A salmonella outbreak that sickened 60 people in six states has been linked to pre-cut melon, according to a release from the Centers for Disease Control and Prevention. People reported contracting salmonella after eating pre-cut melon between April 30 and May 28. At least 31 of those affected have been hospitalized.
Salmonella is a very common cause of food poisoning. About 1.2 million people become sick each year in the U.S., with 23,000 people landing in the hospital and 450 people dying from the illness. This salmonella outbreak appears to have a high hospitalization rate, with over 50 percent of the affected patients hospitalized.

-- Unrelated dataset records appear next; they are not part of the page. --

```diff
@@ -55,6 +56,18 @@
   cudaEventRecord(e, g->stream);
   pt.ev.push_back(e);
   pt.tag.push_back(tag);
+}
+static int pt_event(luxb_graph* g, cudaStream_t st) {
+  PhaseTimer& pt = g->pt;
+  if (!pt.on) return -1;
+  cudaEvent_t e;
+  cudaEventCreate(&e);
+  cudaEventRecord(e, st);
+  pt.span_ev.push_back(e);
+  return (int)pt.span_ev.size() - 1;
+}
+static void pt_span(luxb_graph* g, int tag, int begin, int end) {
+  if (begin >= 0) g->pt.spans.push_back({begin, end, tag});
 }
 static void pt_print(luxb_graph* g) {
   if (g->pt.on && g->pt.cnt) {
@@ -66,6 +79,10 @@
       n += snprintf(line + n, sizeof(line) - n, " %s %.3f ms;", kPhaseName[k], g->pt.sum[k] / g->pt.cnt);
       sum += g->pt.sum[k] / g->pt.cnt;
     }
+    if (!bc && g->pt.sum[14] > 0) {
+      for (int k = 12; k < 15; ++k) n += snprintf(line + n, sizeof(line) - n, " %s %.3f ms;", kPhaseName[k], g->pt.sum[k] / g->pt.cnt);
+      sum = g->pt.chain / g->pt.cnt;
+    }
     snprintf(line + n, sizeof(line) - n, " sum %.3f ms\n", sum);
     fputs(line, stderr);
   }
@@ -75,16 +92,27 @@
   PhaseTimer& pt = g->pt;
   if (!pt.on || pt.ev.empty()) return;
   cudaStreamSynchronize(g->stream);
+  const int count_tag = app_of(g).entry == kBcRun ? 10 : 0;
   for (size_t i = 1; i < pt.ev.size(); ++i) {
     if (pt.tag[i] < 0) continue;
     float ms = 0;
     cudaEventElapsedTime(&ms, pt.ev[i - 1], pt.ev[i]);
     pt.sum[pt.tag[i]] += ms;
-    if (pt.tag[i] == (app_of(g).entry == kBcRun ? 10 : 0)) pt.cnt++;
+    pt.chain += ms;
+    if (pt.tag[i] == count_tag) pt.cnt++;
+  }
+  for (const PhaseTimer::Span& s : pt.spans) {
+    float ms = 0;
+    cudaEventElapsedTime(&ms, pt.span_ev[s.begin], pt.span_ev[s.end]);
+    pt.sum[s.tag] += ms;
+    if (s.tag == count_tag) pt.cnt++;
   }
   for (cudaEvent_t e : pt.ev) cudaEventDestroy(e);
+  for (cudaEvent_t e : pt.span_ev) cudaEventDestroy(e);
   pt.ev.clear();
   pt.tag.clear();
+  pt.span_ev.clear();
+  pt.spans.clear();
 }
 
 
@@ -936,6 +964,7 @@
   attr.accessPolicyWindow.hitProp = cudaAccessPropertyPersisting;
   attr.accessPolicyWindow.missProp = cudaAccessPropertyStreaming;
   LUXB_CUDA(cudaStreamSetAttribute(g->stream, cudaStreamAttributeAccessPolicyWindow, &attr));
+  if (g->stream_b) LUXB_CUDA(cudaStreamSetAttribute(g->stream_b, cudaStreamAttributeAccessPolicyWindow, &attr));
   if (g->cfg.verbose) printf("L2 persisting window: %zu bytes (device max persisting %d, max window %d)\n", persist, max_persist, max_window);
   return 0;
 }
@@ -1090,6 +1119,11 @@
   if (g->P > 1) LUXB_NCCL(nccl().AllReduce(g->d_deg, g->d_deg, g->nv, ncclUint32, ncclSum, g->comm, g->stream));
   LUXB_TRY(build_hot_layout(g, compact_cold));
   if (streams) LUXB_TRY(build_seg_sweep(g));
+  if (g->sb_on && g->P == 1) {
+    LUXB_CUDA(cudaStreamCreateWithFlags(&g->stream_b, cudaStreamNonBlocking));
+    LUXB_CUDA(cudaEventCreateWithFlags(&g->ev_fork, cudaEventDisableTiming));
+    LUXB_CUDA(cudaEventCreateWithFlags(&g->ev_join, cudaEventDisableTiming));
+  }
   if (g->hot_n) {
     const uint64_t z_len = (uint64_t)g->hot_n + (g->cold_z ? g->cold_n : 0) + 65536;
     LUXB_TRY(gmalloc(g, (uint32_t**)&g->d_hot, z_len));
@@ -1265,12 +1299,14 @@
 }
 
 template <class Prog>
-static int launch_fixup(luxb_graph* g, const PullArgs<Prog>& a, FixupScratch& f, const uint2* piece_slot = nullptr) {
+static int launch_fixup(luxb_graph* g, const PullArgs<Prog>& a, FixupScratch& f, const uint2* piece_slot = nullptr,
+                        cudaStream_t st = nullptr) {
   if (a.n_tiles <= 1) return 0;
+  if (!st) st = g->stream;
   if (g->fused_fixup) {
     if (!f.d_chain) {
       LUXB_TRY(gmalloc(g, &f.d_chain, 4ull * f.n_fix_blocks + 4));
-      LUXB_CUDA(cudaMemsetAsync(f.d_chain, 0, (4ull * f.n_fix_blocks + 4) * 8, g->stream));
+      LUXB_CUDA(cudaMemsetAsync(f.d_chain, 0, (4ull * f.n_fix_blocks + 4) * 8, st));
       f.chain_epoch = 0;
     }
     FixupChain<Prog> ch;
@@ -1280,17 +1316,17 @@
     ch.n_blocks = f.n_fix_blocks;
     ch.epoch = ++f.chain_epoch;
     if (f.chain_epoch >= 0x3FFFFFF0u) {
-      LUXB_CUDA(cudaMemsetAsync(f.d_chain, 0, (4ull * f.n_fix_blocks + 4) * 8, g->stream));
+      LUXB_CUDA(cudaMemsetAsync(f.d_chain, 0, (4ull * f.n_fix_blocks + 4) * 8, st));
       f.chain_epoch = ch.epoch = 1;
     }
-    pull_fixup_fused_kernel<Prog><<<f.n_fix_blocks, kFixBlock, 0, g->stream>>>(a, ch, piece_slot);
+    pull_fixup_fused_kernel<Prog><<<f.n_fix_blocks, kFixBlock, 0, st>>>(a, ch, piece_slot);
     LUXB_CUDA(cudaGetLastError());
     g->stats.kernel_launches++;
     return 0;
   }
-  pull_fixup_scan_kernel<Prog><<<f.n_fix_blocks, kFixBlock, 0, g->stream>>>(a);
-  pull_fixup_blocks_kernel<Prog><<<1, 1024, 0, g->stream>>>(a, f.n_fix_blocks);
-  pull_fixup_apply_kernel<Prog><<<f.n_fix_blocks, kFixBlock, 0, g->stream>>>(a, piece_slot);
+  pull_fixup_scan_kernel<Prog><<<f.n_fix_blocks, kFixBlock, 0, st>>>(a);
+  pull_fixup_blocks_kernel<Prog><<<1, 1024, 0, st>>>(a, f.n_fix_blocks);
+  pull_fixup_apply_kernel<Prog><<<f.n_fix_blocks, kFixBlock, 0, st>>>(a, piece_slot);
   LUXB_CUDA(cudaGetLastError());
   g->stats.kernel_launches += 3;
   return 0;
@@ -1383,6 +1419,7 @@
   s.hot_mb = env_double("LUXB_HOT_MB", s.hot_mb);
   s.l2_persist = env_int("LUXB_L2_PERSIST", 1) != 0;
   s.l2_window_mb = env_double("LUXB_L2_WINDOW_MB", s.l2_window_mb);
+  s.panel_sms = std::max(0, env_int("LUXB_PANEL_SMS", s.panel_sms));
 }
 
 extern "C++" {
@@ -1773,21 +1810,20 @@
 
 extern "C++" {
 template <class Prog, class Shape>
-static int launch_seg_shape(luxb_graph* g, const SegArgs<Prog>& a, int ctas_per_sm) {
+static int launch_seg_shape(luxb_graph* g, const SegArgs<Prog>& a, int sms, int ctas_per_sm, cudaStream_t st) {
   auto kern = seg_tile_kernel<Prog, Shape>;
   const int reserve = (Shape::kPanel && g->packed) ? g->panel_reserve_sms : 0;
   LUXB_CUDA(cudaFuncSetAttribute(kern, cudaFuncAttributeMaxDynamicSharedMemorySize, (int)Shape::kSmemBytes));
   int carve_pct = (int)std::min<size_t>(100, (ctas_per_sm * (Shape::kSmemBytes + 1024) * 100 + 228 * 1024 - 1) / (228 * 1024));
   LUXB_CUDA(cudaFuncSetAttribute(kern, cudaFuncAttributePreferredSharedMemoryCarveout, carve_pct));
-  const uint32_t grid = (uint32_t)std::min<uint64_t>((uint64_t)std::max(g->num_sms - reserve, 1) * ctas_per_sm, a.n_stages);
-  kern<<<grid, Shape::kThreads, Shape::kSmemBytes, g->stream>>>(a);
-  LUXB_CUDA(cudaGetLastError());
-  return 0;
-}
-
-template <bool kPanel, class Prog, bool kSlots = kPanel>
-static int launch_seg_stream(luxb_graph* g, PullLayout& L, SegArgs<Prog>& a, int shape, int ctas_per_sm, int counter_slot, int tag,
-                             const char* name) {
+  const uint32_t grid = (uint32_t)std::min<uint64_t>((uint64_t)std::max(std::min(sms, g->num_sms - reserve), 1) * ctas_per_sm, a.n_stages);
+  kern<<<grid, Shape::kThreads, Shape::kSmemBytes, st>>>(a);
+  LUXB_CUDA(cudaGetLastError());
+  return 0;
+}
+
+template <class Prog>
+static void seg_stream_args(luxb_graph* g, PullLayout& L, SegArgs<Prog>& a, int counter_slot) {
   a.p.tile_v = L.d_tile_v;
   a.p.n_tiles = L.n_tiles;
   fill_fixup_args(a.p, L.fix);
@@ -1796,11 +1832,15 @@
   a.words = L.d_src;
   a.n_stages = L.n_stages;
   a.tile_counter = reinterpret_cast<uint32_t*>(g->d_counters + counter_slot);
-  LUXB_CUDA(cudaMemsetAsync(a.tile_counter, 0, 4, g->stream));
+}
+
+template <bool kPanel, class Prog, bool kSlots = kPanel>
+static int launch_seg_kernel(luxb_graph* g, const SegArgs<Prog>& a, int shape, int sms, int ctas_per_sm, cudaStream_t st,
+                             const char* name) {
 #define LUXB_CASE_MSHAPE(id, warps, stages, rounds) \
-  case id: LUXB_TRY((launch_seg_shape<Prog, std::conditional_t<kSlots, SlotShape<SegMain##id>, SegMain##id>>(g, a, ctas_per_sm))); break;
+  case id: LUXB_TRY((launch_seg_shape<Prog, std::conditional_t<kSlots, SlotShape<SegMain##id>, SegMain##id>>(g, a, sms, ctas_per_sm, st))); break;
 #define LUXB_CASE_PSHAPE(id, warps, stages, rounds, tab, v) \
-  case id: LUXB_TRY((launch_seg_shape<Prog, SegPanel##id>(g, a, ctas_per_sm))); break;
+  case id: LUXB_TRY((launch_seg_shape<Prog, SegPanel##id>(g, a, sms, ctas_per_sm, st))); break;
   if constexpr (kPanel) {
     switch (shape) {
       LUXB_SEG_PANEL_SHAPES(LUXB_CASE_PSHAPE)
@@ -1813,6 +1853,12 @@
     }
   }
   g->stats.kernel_launches++;
+  return 0;
+}
+
+template <bool kPanel, class Prog, bool kSlots = kPanel>
+static int launch_seg_stream(luxb_graph* g, PullLayout& L, const SegArgs<Prog>& a, int shape, int ctas_per_sm, int tag, const char* name) {
+  LUXB_TRY((launch_seg_kernel<kPanel, Prog, kSlots>(g, a, shape, g->num_sms, ctas_per_sm, g->stream, name)));
   pt_mark(g, tag);
   return launch_fixup(g, a.p, L.fix, L.d_piece_slot);
 }
@@ -1820,8 +1866,8 @@
 
 extern "C++" {
 template <class Prog>
-static int launch_seg_main(luxb_graph* g, PullLayout& L, const typename Prog::Vertex* x_nat, const typename Prog::Vertex* x_cold,
-                           typename Prog::Vertex* out_local, int out_buffer, const typename Prog::Params& prm, const uint32_t* hub_bits) {
+static SegArgs<Prog> seg_main_args(luxb_graph* g, PullLayout& L, const typename Prog::Vertex* x_nat, const typename Prog::Vertex* x_cold,
+                                   typename Prog::Vertex* out_local, const typename Prog::Params& prm, const uint32_t* hub_bits) {
   SegArgs<Prog> a{};
   a.p.n_part = L.n_vtx;
   a.p.row_left = g->row_left;
@@ -1833,19 +1879,22 @@
   a.p.prm = prm;
   a.p.hub_bits = hub_bits;
   a.p.l2_hints = g->l2_hints;
-  LUXB_TRY(wait_cold_exchange(g));
-  LUXB_TRY((launch_seg_stream<false, Prog>(g, L, a, g->sweep.main_shape, g->pull_ctas, 2, 0, "seg")));
+  seg_stream_args(g, L, a, 2);
+  return a;
+}
+
+template <class Prog>
+static int launch_seg_empties(luxb_graph* g, PullLayout& L, const PullArgs<Prog>& p, int out_buffer) {
   if (out_buffer >= 0 && L.n_empty && !g->empties_done[out_buffer]) {
-    empties_kernel<Prog><<<grid_for(L.n_empty, 256, g->num_sms * 8), 256, 0, g->stream>>>(a.p, L.d_empty, L.n_empty);
+    empties_kernel<Prog><<<grid_for(L.n_empty, 256, g->num_sms * 8), 256, 0, g->stream>>>(p, L.d_empty, L.n_empty);
     g->empties_done[out_buffer] = true;
     g->stats.kernel_launches++;
   }
   if (L.n_empty_hub) {
-    empties_kernel<Prog><<<grid_for(L.n_empty_hub, 256, g->num_sms * 8), 256, 0, g->stream>>>(a.p, L.d_empty_hub, L.n_empty_hub);
+    empties_kernel<Prog><<<grid_for(L.n_empty_hub, 256, g->num_sms * 8), 256, 0, g->stream>>>(p, L.d_empty_hub, L.n_empty_hub);
     g->stats.kernel_launches++;
   }
   LUXB_CUDA(cudaGetLastError());
-  pt_mark(g, 1);
   return 0;
 }
 
@@ -1853,9 +1902,9 @@
 static int sweep_seg(luxb_graph* g, const typename Prog::Vertex* x_nat, const typename Prog::Vertex* x_cold, typename Prog::Vertex* out_local,
                      int out_buffer, const typename Prog::Params& prm) {
   using Acc = typename Prog::Acc;
-  LUXB_TRY(kt_begin(g));
+  constexpr bool kColdHub = std::is_same<Prog, PageRankProgram>::value;
+  SegArgs<Prog> pa{}, ca{};
   if (g->sb_on) {
-    SegArgs<Prog> pa{};
     pa.p.x_hot = reinterpret_cast<const typename Prog::Vertex*>(g->d_hot);
     pa.p.out = reinterpret_cast<typename Prog::Vertex*>(g->d_sb_partial);
     pa.p.raw_out = 1;
@@ -1863,12 +1912,10 @@
     pa.bs = g->sb_bs;
     pa.n_blocks = g->sb_n_blocks;
     for (uint32_t b = 0; b < g->sb_n_blocks; ++b) pa.super_end[b] = g->sb_super_end[b];
-    LUXB_TRY((launch_seg_stream<true, Prog>(g, g->sb_panel, pa, g->sweep.panel_shape, 1, 4, 5, "panel")));
-    pt_mark(g, 1);
+    seg_stream_args(g, g->sb_panel, pa, 4);
   }
   if (g->cs_on) {
-    if constexpr (std::is_same<Prog, PageRankProgram>::value) {
-      SegArgs<Prog> ca{};
+    if constexpr (kColdHub) {
       ca.p.x_old = x_cold;
       ca.p.x_hot = reinterpret_cast<const typename Prog::Vertex*>(g->d_hot);
       ca.p.hot_n = g->hot_n;
@@ -1876,30 +1923,80 @@
       ca.p.raw_out = 1;
       ca.p.l2_hints = 0;
       ca.p.prm = prm;
-      LUXB_TRY((launch_seg_stream<false, Prog, true>(g, g->sb_cold, ca, g->sweep.cs_shape, g->pull_ctas, 4, 9, "cold-hub")));
-      pt_mark(g, 1);
+      seg_stream_args(g, g->sb_cold, ca, 5);
     } else {
       set_error("the cold-hub stream is built for PageRank only");
       return LUXB_ERR_STATE;
     }
   }
-  LUXB_TRY((launch_seg_main<Prog>(g, g->sb_main, x_nat, x_cold, out_local, out_buffer, prm, g->sb_on ? g->d_hub_bits : nullptr)));
+  const SegArgs<Prog> ma = seg_main_args<Prog>(g, g->sb_main, x_nat, x_cold, out_local, prm, g->sb_on ? g->d_hub_bits : nullptr);
+  const int S = g->sweep.panel_sms;
+  const bool beside = g->stream_b && S > 0 && S < g->num_sms;
+  LUXB_TRY(kt_begin(g));
+  LUXB_CUDA(cudaMemsetAsync(g->d_counters + 2, 0, 4, g->stream));
+  if (g->sb_on) LUXB_CUDA(cudaMemsetAsync(g->d_counters + 4, 0, 16, g->stream));
+  if (beside) {
+    cudaStream_t sb = g->stream_b;
+    LUXB_CUDA(cudaEventRecord(g->ev_fork, g->stream));
+    const int t_fork = pt_event(g, g->stream);
+    LUXB_TRY((launch_seg_kernel<true, Prog>(g, pa, g->sweep.panel_shape, S, 1, g->stream, "panel")));
+    pt_mark(g, 5);
+    LUXB_CUDA(cudaStreamWaitEvent(sb, g->ev_fork, 0));
+    int t = pt_event(g, sb);
+    if constexpr (kColdHub) {
+      if (g->cs_on) {
+        LUXB_TRY((launch_seg_kernel<false, Prog, true>(g, ca, g->sweep.cs_shape, g->num_sms - S, g->pull_ctas, sb, "cold-hub")));
+        const int t_cold = pt_event(g, sb);
+        pt_span(g, 9, t, t_cold);
+        LUXB_TRY(launch_fixup(g, ca.p, g->sb_cold.fix, g->sb_cold.d_piece_slot, sb));
+        t = pt_event(g, sb);
+        pt_span(g, 1, t_cold, t);
+      }
+    }
+    LUXB_TRY((launch_seg_kernel<false, Prog>(g, ma, g->sweep.main_shape, g->num_sms - S, g->pull_ctas, sb, "seg")));
+    pt_span(g, 0, t, pt_event(g, sb));
+    LUXB_CUDA(cudaEventRecord(g->ev_join, sb));
+    LUXB_TRY(launch_fixup(g, pa.p, g->sb_panel.fix, g->sb_panel.d_piece_slot));
+    pt_mark(g, 1);
+    LUXB_TRY((launch_seg_kernel<false, Prog>(g, ma, g->sweep.main_shape, S, g->pull_ctas, g->stream, "seg")));
+    pt_mark(g, 12);
+    LUXB_CUDA(cudaStreamWaitEvent(g->stream, g->ev_join, 0));
+    pt_mark(g, 13);
+    pt_span(g, 14, t_fork, pt_event(g, g->stream));
+  } else {
+    if (g->sb_on) {
+      LUXB_TRY((launch_seg_stream<true, Prog>(g, g->sb_panel, pa, g->sweep.panel_shape, 1, 5, "panel")));
+      pt_mark(g, 1);
+    }
+    if constexpr (kColdHub) {
+      if (g->cs_on) {
+        LUXB_TRY((launch_seg_stream<false, Prog, true>(g, g->sb_cold, ca, g->sweep.cs_shape, g->pull_ctas, 9, "cold-hub")));
+        pt_mark(g, 1);
+      }
+    }
+    LUXB_TRY(wait_cold_exchange(g));
+    LUXB_TRY((launch_seg_kernel<false, Prog>(g, ma, g->sweep.main_shape, g->num_sms, g->pull_ctas, g->stream, "seg")));
+    pt_mark(g, 0);
+  }
+  LUXB_TRY(launch_fixup(g, ma.p, g->sb_main.fix, g->sb_main.d_piece_slot));
+  LUXB_TRY(launch_seg_empties(g, g->sb_main, ma.p, out_buffer));
+  pt_mark(g, 1);
   LUXB_TRY(kt_end(g));
   if (g->sb_on) {
-    CombineArgs<Prog> ca{};
-    ca.hub_vtx = g->d_hub_vtx;
-    ca.n_hub = g->sb_n_hub;
-    ca.n_blocks = g->sb_n_blocks;
-    ca.n_groups = g->sb_n_groups;
-    ca.row_left = g->row_left;
-    ca.sg = g->sb_groups;
-    ca.slot_bits = g->d_slot_bits;
-    ca.slot_pre = g->d_slot_pre;
-    ca.partial = reinterpret_cast<const Acc*>(g->d_sb_partial);
-    ca.x_nat = x_nat;
-    ca.out = out_local;
-    ca.prm = prm;
-    combine_hub_kernel<Prog><<<grid_for(g->sb_n_hub, 256, g->num_sms * 8), 256, 0, g->stream>>>(ca);
+    CombineArgs<Prog> cb{};
+    cb.hub_vtx = g->d_hub_vtx;
+    cb.n_hub = g->sb_n_hub;
+    cb.n_blocks = g->sb_n_blocks;
+    cb.n_groups = g->sb_n_groups;
+    cb.row_left = g->row_left;
+    cb.sg = g->sb_groups;
+    cb.slot_bits = g->d_slot_bits;
+    cb.slot_pre = g->d_slot_pre;
+    cb.partial = reinterpret_cast<const Acc*>(g->d_sb_partial);
+    cb.x_nat = x_nat;
+    cb.out = out_local;
+    cb.prm = prm;
+    combine_hub_kernel<Prog><<<grid_for(g->sb_n_hub, 256, g->num_sms * 8), 256, 0, g->stream>>>(cb);
     LUXB_CUDA(cudaGetLastError());
     g->stats.kernel_launches++;
     pt_mark(g, 6);
@@ -2306,6 +2403,7 @@
   if (g->pt.per_call) {
     pt_print(g);
     for (double& v : g->pt.sum) v = 0;
+    g->pt.chain = 0;
     g->pt.cnt = 0;
   }
   LUXB_CUDA(cudaEventRecord(g->ev_end, g->stream));
@@ -3492,6 +3590,9 @@
   if (g->ev_pack) cudaEventDestroy(g->ev_pack);
   if (g->ev_cold) cudaEventDestroy(g->ev_cold);
   if (g->stream2) cudaStreamDestroy(g->stream2);
+  if (g->ev_fork) cudaEventDestroy(g->ev_fork);
+  if (g->ev_join) cudaEventDestroy(g->ev_join);
+  if (g->stream_b) cudaStreamDestroy(g->stream_b);
   for (size_t i = g->owned.size(); i-- > 0;) free_owned(g->owned[i]);
   for (cudaEvent_t e : g->kt_events) cudaEventDestroy(e);
   if (g->ev_begin) cudaEventDestroy(g->ev_begin);
diff --git a/lux_b200/csrc/runtime.cuh b/lux_b200/csrc/runtime.cuh
--- a/lux_b200/csrc/runtime.cuh
+++ b/lux_b200/csrc/runtime.cuh
@@ -56,13 +56,18 @@
   double hot_mb = 24.0;
   bool l2_persist = true;
   double l2_window_mb = -1.0;
+  int panel_sms = 40;
 };
 
 struct PhaseTimer {
+  struct Span { int begin, end, tag; };
   bool on = false, per_call = false;
   std::vector<cudaEvent_t> ev;
   std::vector<int> tag;
-  double sum[12] = {0};
+  std::vector<cudaEvent_t> span_ev;
+  std::vector<Span> spans;
+  double sum[15] = {0};
+  double chain = 0;
   long cnt = 0;
 };
 
@@ -264,6 +269,8 @@
   bool cold_z = false;
   bool cs_on = false;
   PullLayout sb_cold;
+  cudaStream_t stream_b = nullptr;
+  cudaEvent_t ev_fork = nullptr, ev_join = nullptr;
 
   int pull_ctas = 3;
   bool overlap_exchange = true;
```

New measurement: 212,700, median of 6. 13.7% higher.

Salmonella infections are especially dangerous in young children or elderly people. The FDA reports that in the current outbreak, the youngest infected is an infant and the oldest is 97 years old. According to reports, Michigan tops the list with 32 people sickened, followed by Indiana (11), Missouri (10), and Illinois (six). There is also one reported illness in Ohio.
Most persons infected with salmonella develop symptoms within 12 to 72 hours after infection. Those symptoms often include fever, diarrhea, vomiting, and abdominal pain. The illness usually lasts 4 to 7 days and most persons recover without treatment. However, on rare occasions, the bacteria can cause arterial infections, endocarditis, and arthritis.
The pre-cut melon responsible for the current outbreak has been traced to a Caito Foods, LLC facility in Indianapolis, Ind. The company has now recalled its recalled its packages of pre-cut watermelon, honeydew melon, cantaloupe, and fresh-cut medley products containing these melons. The melon was sold in plastic clamshell containers at Costco, Jay C, Kroger, Payless Owen’s, Sprouts, Trader Joe’s, Walgreens, Walmart, and Whole Foods/Amazon.
Consumers are urged to throw away pre-cut melon that fall within the recall. People should not eat the recalled cut melon or fruit salad products, the CDC said. If you don’t remember where you bought pre-cut melon, don’t eat it and throw it away. Consumers with questions about the recall can call 844-467-7278, Monday through Friday, 7 a.m. to 11 p.m., Eastern time, Saturday and Sunday, 7 a.m. to 7 p.m. Eastern time.